▶ _EXERCISE_
Transcribe, word for word and without additions, each line below from the one containing "static float half_bits_to_float(uint16_t" through the one containing "else if (exp", both ends included.

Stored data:

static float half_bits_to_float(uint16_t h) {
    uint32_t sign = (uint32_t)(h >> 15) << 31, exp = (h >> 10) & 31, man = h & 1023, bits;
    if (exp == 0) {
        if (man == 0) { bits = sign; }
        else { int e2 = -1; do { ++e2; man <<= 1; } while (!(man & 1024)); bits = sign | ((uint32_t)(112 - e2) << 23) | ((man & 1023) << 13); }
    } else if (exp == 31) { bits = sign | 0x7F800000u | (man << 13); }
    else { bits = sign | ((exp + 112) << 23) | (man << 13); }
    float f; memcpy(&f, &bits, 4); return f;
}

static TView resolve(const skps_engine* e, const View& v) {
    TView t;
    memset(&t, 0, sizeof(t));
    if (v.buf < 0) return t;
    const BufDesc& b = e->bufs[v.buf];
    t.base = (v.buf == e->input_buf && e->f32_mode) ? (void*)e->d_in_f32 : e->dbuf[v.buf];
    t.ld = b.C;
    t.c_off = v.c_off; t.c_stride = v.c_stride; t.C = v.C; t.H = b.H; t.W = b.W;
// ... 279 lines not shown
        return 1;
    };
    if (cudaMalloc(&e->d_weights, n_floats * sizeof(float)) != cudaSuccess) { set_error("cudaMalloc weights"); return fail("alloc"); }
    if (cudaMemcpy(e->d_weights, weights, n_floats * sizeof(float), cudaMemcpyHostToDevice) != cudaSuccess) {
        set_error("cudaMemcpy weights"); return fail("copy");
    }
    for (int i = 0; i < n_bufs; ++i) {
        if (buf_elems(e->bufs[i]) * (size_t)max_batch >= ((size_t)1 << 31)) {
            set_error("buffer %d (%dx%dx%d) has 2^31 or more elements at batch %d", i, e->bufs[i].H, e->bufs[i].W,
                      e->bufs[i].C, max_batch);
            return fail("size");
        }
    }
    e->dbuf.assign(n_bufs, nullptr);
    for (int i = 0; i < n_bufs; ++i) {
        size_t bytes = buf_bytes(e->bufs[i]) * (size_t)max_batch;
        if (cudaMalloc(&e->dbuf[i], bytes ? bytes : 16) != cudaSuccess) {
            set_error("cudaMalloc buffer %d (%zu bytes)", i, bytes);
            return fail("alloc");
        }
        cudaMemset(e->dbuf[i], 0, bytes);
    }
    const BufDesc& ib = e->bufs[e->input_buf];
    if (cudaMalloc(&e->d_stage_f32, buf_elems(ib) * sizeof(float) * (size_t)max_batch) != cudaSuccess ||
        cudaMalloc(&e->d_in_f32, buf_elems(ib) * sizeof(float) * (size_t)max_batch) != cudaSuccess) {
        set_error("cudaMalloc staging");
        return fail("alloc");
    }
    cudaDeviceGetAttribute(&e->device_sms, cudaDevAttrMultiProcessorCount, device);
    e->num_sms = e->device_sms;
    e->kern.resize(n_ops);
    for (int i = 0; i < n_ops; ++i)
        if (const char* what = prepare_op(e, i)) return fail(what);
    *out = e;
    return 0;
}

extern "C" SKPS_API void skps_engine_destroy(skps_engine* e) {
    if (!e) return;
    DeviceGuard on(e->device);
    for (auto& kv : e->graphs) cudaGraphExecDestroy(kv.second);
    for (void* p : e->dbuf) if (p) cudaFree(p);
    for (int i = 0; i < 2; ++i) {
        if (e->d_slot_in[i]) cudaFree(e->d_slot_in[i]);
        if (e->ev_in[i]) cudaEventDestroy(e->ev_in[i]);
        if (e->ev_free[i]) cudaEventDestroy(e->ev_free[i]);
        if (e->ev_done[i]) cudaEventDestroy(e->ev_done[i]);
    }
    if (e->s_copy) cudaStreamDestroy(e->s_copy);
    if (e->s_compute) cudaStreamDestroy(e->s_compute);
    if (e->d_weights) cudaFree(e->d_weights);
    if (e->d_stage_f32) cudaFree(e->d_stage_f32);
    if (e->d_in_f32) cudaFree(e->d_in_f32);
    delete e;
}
==
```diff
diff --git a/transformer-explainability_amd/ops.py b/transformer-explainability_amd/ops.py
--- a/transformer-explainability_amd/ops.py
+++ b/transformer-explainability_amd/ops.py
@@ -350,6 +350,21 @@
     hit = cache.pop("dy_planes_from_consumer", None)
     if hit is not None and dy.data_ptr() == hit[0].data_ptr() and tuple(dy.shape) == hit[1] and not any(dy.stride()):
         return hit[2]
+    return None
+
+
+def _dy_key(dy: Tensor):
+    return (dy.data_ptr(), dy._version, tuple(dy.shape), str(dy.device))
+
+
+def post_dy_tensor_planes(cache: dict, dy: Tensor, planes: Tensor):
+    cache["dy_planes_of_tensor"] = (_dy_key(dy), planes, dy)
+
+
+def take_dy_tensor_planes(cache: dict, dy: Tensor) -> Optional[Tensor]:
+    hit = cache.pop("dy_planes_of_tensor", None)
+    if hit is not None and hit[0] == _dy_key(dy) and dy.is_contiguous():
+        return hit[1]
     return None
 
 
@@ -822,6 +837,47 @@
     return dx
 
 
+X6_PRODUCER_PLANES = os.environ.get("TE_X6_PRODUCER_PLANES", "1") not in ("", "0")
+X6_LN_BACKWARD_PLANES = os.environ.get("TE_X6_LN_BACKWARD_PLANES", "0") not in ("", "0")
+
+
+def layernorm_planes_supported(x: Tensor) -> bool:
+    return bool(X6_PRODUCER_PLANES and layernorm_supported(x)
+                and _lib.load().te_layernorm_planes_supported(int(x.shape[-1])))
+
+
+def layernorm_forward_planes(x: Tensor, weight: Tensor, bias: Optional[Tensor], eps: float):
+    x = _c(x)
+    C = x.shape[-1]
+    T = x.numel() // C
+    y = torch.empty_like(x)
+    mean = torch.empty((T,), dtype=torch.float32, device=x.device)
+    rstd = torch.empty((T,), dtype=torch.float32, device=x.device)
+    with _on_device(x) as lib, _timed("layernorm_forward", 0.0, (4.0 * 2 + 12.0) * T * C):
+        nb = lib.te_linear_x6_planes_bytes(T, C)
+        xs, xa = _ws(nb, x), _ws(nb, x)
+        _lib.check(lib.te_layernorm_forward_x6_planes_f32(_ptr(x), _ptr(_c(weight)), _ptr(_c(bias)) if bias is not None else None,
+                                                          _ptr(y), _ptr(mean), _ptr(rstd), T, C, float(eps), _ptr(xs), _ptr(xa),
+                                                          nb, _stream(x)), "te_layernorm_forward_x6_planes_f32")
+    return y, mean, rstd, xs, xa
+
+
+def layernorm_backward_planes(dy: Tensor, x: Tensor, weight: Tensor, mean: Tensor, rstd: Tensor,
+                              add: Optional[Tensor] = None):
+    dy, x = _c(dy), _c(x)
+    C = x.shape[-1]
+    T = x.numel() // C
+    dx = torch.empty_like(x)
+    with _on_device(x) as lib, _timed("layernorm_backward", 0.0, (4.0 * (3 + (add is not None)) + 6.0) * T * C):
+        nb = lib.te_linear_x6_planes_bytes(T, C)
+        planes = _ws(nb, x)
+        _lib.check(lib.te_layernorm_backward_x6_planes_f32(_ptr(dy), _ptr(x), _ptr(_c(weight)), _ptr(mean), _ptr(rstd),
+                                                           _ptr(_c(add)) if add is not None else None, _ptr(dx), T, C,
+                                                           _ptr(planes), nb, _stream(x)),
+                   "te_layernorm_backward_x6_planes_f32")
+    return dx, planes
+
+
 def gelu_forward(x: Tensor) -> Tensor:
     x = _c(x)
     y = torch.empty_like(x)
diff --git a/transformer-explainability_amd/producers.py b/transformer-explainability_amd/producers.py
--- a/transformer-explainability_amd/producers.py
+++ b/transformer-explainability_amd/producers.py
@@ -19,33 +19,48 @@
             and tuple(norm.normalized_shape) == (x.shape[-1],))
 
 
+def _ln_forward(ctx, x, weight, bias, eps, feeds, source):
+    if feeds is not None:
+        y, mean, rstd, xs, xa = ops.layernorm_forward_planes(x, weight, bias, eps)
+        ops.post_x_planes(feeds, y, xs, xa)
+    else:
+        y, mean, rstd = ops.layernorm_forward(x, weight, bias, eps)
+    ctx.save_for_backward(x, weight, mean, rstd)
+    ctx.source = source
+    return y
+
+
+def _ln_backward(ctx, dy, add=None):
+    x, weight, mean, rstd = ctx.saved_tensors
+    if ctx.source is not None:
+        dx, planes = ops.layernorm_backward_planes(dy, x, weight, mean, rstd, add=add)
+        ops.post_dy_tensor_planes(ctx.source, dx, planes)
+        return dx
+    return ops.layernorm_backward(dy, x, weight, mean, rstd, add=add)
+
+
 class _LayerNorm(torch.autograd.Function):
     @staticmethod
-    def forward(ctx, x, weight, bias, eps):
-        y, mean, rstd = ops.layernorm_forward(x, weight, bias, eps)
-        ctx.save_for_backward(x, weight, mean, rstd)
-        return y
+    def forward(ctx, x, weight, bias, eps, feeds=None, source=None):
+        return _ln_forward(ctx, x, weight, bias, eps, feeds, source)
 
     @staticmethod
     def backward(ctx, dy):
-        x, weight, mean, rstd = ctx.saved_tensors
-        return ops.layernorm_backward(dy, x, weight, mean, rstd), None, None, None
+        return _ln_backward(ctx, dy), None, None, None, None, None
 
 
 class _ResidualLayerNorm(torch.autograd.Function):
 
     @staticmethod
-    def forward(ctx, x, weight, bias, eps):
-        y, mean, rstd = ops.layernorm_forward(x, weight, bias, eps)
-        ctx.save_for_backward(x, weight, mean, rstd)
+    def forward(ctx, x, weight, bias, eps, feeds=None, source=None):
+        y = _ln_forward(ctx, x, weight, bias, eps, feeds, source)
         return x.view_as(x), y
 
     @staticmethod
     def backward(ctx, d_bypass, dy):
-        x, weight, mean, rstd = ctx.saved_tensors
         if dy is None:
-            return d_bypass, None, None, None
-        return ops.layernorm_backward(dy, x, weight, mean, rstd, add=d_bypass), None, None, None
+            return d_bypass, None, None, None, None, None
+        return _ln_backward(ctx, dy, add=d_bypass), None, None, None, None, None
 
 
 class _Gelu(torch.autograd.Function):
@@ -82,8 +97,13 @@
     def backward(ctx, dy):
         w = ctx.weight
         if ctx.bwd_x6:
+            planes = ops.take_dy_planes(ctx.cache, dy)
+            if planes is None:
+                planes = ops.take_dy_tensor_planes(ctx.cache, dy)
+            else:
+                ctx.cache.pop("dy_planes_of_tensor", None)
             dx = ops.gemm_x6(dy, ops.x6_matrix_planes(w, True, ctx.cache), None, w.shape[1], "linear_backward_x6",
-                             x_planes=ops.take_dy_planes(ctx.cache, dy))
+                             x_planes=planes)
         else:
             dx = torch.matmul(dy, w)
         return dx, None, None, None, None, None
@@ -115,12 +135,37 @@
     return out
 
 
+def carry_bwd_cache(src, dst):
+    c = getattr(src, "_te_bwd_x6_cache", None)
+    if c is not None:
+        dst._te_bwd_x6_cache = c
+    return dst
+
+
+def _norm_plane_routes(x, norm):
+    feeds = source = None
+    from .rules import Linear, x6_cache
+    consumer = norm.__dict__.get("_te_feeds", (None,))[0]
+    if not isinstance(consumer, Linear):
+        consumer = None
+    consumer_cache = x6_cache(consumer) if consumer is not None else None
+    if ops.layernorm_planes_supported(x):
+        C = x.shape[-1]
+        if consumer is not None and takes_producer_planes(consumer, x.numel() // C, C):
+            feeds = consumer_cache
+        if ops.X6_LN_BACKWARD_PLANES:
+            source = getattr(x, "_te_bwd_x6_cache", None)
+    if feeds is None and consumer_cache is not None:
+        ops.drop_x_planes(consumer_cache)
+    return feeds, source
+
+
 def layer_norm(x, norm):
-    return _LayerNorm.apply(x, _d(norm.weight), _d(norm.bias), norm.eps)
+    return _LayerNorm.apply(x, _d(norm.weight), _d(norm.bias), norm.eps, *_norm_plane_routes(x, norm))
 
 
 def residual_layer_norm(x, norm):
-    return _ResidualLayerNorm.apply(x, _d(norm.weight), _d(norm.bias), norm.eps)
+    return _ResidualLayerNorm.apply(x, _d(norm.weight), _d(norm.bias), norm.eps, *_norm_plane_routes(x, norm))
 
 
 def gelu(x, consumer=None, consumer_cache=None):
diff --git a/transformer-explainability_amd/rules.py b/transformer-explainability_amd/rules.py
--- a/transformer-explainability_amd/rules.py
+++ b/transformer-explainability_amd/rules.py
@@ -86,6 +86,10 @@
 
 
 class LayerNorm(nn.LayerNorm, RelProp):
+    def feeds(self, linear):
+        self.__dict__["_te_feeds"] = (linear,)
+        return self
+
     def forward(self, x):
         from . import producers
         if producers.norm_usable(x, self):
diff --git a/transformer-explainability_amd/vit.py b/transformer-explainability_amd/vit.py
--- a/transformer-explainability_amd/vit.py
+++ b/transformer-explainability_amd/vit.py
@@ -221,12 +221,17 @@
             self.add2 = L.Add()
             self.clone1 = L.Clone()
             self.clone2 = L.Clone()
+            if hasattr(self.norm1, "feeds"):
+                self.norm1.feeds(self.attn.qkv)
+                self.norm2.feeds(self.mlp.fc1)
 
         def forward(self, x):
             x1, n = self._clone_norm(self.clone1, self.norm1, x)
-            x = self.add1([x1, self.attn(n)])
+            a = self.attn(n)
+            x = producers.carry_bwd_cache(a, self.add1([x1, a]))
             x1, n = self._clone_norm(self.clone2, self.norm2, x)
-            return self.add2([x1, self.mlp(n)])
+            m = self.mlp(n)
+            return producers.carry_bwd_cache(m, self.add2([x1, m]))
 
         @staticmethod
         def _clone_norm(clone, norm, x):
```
==
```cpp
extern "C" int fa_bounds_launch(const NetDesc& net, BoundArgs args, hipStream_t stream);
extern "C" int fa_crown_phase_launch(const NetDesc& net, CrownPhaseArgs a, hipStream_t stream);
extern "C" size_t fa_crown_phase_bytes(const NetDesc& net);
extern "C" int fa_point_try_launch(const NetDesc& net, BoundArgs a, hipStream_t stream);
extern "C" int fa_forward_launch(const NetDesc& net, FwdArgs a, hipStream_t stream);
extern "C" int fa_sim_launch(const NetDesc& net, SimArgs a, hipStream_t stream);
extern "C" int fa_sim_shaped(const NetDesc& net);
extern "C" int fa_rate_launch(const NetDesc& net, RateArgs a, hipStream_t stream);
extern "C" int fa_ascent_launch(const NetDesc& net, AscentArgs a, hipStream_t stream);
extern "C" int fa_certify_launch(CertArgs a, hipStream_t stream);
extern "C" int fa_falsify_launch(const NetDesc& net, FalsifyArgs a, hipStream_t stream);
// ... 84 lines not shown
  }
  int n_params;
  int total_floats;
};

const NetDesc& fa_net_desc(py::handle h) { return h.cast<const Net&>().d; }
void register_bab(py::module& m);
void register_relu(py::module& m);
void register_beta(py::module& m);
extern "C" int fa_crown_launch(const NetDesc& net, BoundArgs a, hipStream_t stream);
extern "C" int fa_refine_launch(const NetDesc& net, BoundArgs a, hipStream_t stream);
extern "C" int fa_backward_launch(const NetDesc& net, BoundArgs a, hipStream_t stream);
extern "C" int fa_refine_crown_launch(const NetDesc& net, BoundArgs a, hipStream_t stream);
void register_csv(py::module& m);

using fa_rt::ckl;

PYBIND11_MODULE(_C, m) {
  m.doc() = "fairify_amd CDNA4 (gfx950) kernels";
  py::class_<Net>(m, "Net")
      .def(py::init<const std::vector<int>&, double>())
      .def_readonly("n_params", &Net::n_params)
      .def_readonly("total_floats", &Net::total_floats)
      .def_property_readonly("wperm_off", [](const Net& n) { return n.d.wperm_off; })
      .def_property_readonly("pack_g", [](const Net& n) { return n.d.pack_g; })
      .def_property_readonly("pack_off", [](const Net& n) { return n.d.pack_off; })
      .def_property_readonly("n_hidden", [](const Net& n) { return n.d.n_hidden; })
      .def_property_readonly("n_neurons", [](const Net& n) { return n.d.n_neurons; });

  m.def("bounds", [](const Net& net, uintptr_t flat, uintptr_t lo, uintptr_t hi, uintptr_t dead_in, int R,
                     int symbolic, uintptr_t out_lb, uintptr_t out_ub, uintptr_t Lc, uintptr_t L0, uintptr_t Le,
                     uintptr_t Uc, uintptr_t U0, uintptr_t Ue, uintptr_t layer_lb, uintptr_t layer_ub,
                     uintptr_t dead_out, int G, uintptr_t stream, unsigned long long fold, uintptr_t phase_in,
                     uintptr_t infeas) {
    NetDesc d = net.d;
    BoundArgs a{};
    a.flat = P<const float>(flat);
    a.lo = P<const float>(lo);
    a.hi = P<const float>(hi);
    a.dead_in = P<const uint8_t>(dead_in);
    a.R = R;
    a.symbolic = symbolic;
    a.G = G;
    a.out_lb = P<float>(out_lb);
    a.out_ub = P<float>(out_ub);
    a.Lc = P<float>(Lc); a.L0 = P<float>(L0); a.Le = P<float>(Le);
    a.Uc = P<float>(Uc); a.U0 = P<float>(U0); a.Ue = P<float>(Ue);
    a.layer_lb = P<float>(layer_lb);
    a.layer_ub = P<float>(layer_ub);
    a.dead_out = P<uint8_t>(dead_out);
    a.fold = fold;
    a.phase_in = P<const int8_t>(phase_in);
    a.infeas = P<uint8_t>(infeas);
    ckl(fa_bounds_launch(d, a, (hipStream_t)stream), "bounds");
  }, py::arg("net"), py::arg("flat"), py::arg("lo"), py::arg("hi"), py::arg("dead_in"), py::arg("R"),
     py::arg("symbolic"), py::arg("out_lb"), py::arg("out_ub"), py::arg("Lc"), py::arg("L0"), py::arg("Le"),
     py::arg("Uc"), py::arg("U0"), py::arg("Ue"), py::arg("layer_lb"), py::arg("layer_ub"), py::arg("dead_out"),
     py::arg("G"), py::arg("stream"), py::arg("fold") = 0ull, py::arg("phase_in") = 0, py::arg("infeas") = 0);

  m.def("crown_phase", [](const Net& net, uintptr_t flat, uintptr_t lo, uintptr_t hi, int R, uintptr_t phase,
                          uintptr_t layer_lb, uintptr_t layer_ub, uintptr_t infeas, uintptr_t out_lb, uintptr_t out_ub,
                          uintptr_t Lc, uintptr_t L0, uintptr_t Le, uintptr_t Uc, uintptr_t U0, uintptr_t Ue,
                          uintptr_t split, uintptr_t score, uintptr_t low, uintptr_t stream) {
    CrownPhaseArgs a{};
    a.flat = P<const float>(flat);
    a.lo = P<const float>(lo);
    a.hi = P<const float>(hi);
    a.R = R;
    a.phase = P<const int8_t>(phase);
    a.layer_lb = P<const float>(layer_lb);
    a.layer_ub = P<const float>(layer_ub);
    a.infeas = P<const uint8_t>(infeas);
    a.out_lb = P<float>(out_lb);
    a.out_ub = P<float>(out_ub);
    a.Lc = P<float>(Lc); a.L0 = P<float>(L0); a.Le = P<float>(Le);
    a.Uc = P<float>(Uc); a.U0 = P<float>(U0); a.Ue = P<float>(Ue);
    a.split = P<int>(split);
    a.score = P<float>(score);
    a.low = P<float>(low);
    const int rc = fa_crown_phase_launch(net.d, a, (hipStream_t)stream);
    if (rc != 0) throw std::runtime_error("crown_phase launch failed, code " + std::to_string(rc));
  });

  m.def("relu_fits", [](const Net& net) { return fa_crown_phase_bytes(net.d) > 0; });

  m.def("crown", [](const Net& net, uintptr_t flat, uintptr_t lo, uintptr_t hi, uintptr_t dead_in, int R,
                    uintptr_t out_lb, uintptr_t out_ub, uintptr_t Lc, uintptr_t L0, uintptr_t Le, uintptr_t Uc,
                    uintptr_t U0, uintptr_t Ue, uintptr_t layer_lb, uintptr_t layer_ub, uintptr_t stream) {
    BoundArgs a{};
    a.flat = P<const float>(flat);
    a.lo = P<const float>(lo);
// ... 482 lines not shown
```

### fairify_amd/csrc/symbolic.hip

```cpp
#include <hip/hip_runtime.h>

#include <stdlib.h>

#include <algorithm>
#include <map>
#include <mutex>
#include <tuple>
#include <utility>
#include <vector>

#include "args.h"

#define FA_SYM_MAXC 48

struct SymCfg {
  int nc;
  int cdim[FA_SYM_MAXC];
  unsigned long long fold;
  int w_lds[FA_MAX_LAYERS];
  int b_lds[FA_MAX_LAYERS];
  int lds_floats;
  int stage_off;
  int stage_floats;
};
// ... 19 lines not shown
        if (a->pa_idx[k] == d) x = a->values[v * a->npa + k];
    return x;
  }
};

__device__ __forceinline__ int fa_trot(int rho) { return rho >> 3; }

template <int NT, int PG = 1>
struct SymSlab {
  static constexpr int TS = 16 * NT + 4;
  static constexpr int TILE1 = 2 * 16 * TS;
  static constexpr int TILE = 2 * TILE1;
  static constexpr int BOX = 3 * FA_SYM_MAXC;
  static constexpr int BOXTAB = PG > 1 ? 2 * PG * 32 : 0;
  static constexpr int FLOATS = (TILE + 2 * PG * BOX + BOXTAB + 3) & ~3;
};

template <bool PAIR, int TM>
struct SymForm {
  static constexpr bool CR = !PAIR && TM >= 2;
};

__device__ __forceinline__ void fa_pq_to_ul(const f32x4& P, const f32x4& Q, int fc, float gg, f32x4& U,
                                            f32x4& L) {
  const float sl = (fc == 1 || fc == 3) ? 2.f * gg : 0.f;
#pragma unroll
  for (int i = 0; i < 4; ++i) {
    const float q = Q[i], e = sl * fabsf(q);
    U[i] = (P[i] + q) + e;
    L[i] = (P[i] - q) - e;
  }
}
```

▶ _RESULT OF THE EXERCISE_
static float half_bits_to_float(uint16_t h) {
    uint32_t sign = (uint32_t)(h >> 15) << 31, exp = (h >> 10) & 31, man = h & 1023, bits;
    if (exp == 0) {
        if (man == 0) { bits = sign; }
        else { int e2 = -1; do { ++e2; man <<= 1; } while (!(man & 1024)); bits = sign | ((uint32_t)(112 - e2) << 23) | ((man & 1023) << 13); }
    } else if (exp == 31) { bits = sign | 0x7F800000u | (man << 13); }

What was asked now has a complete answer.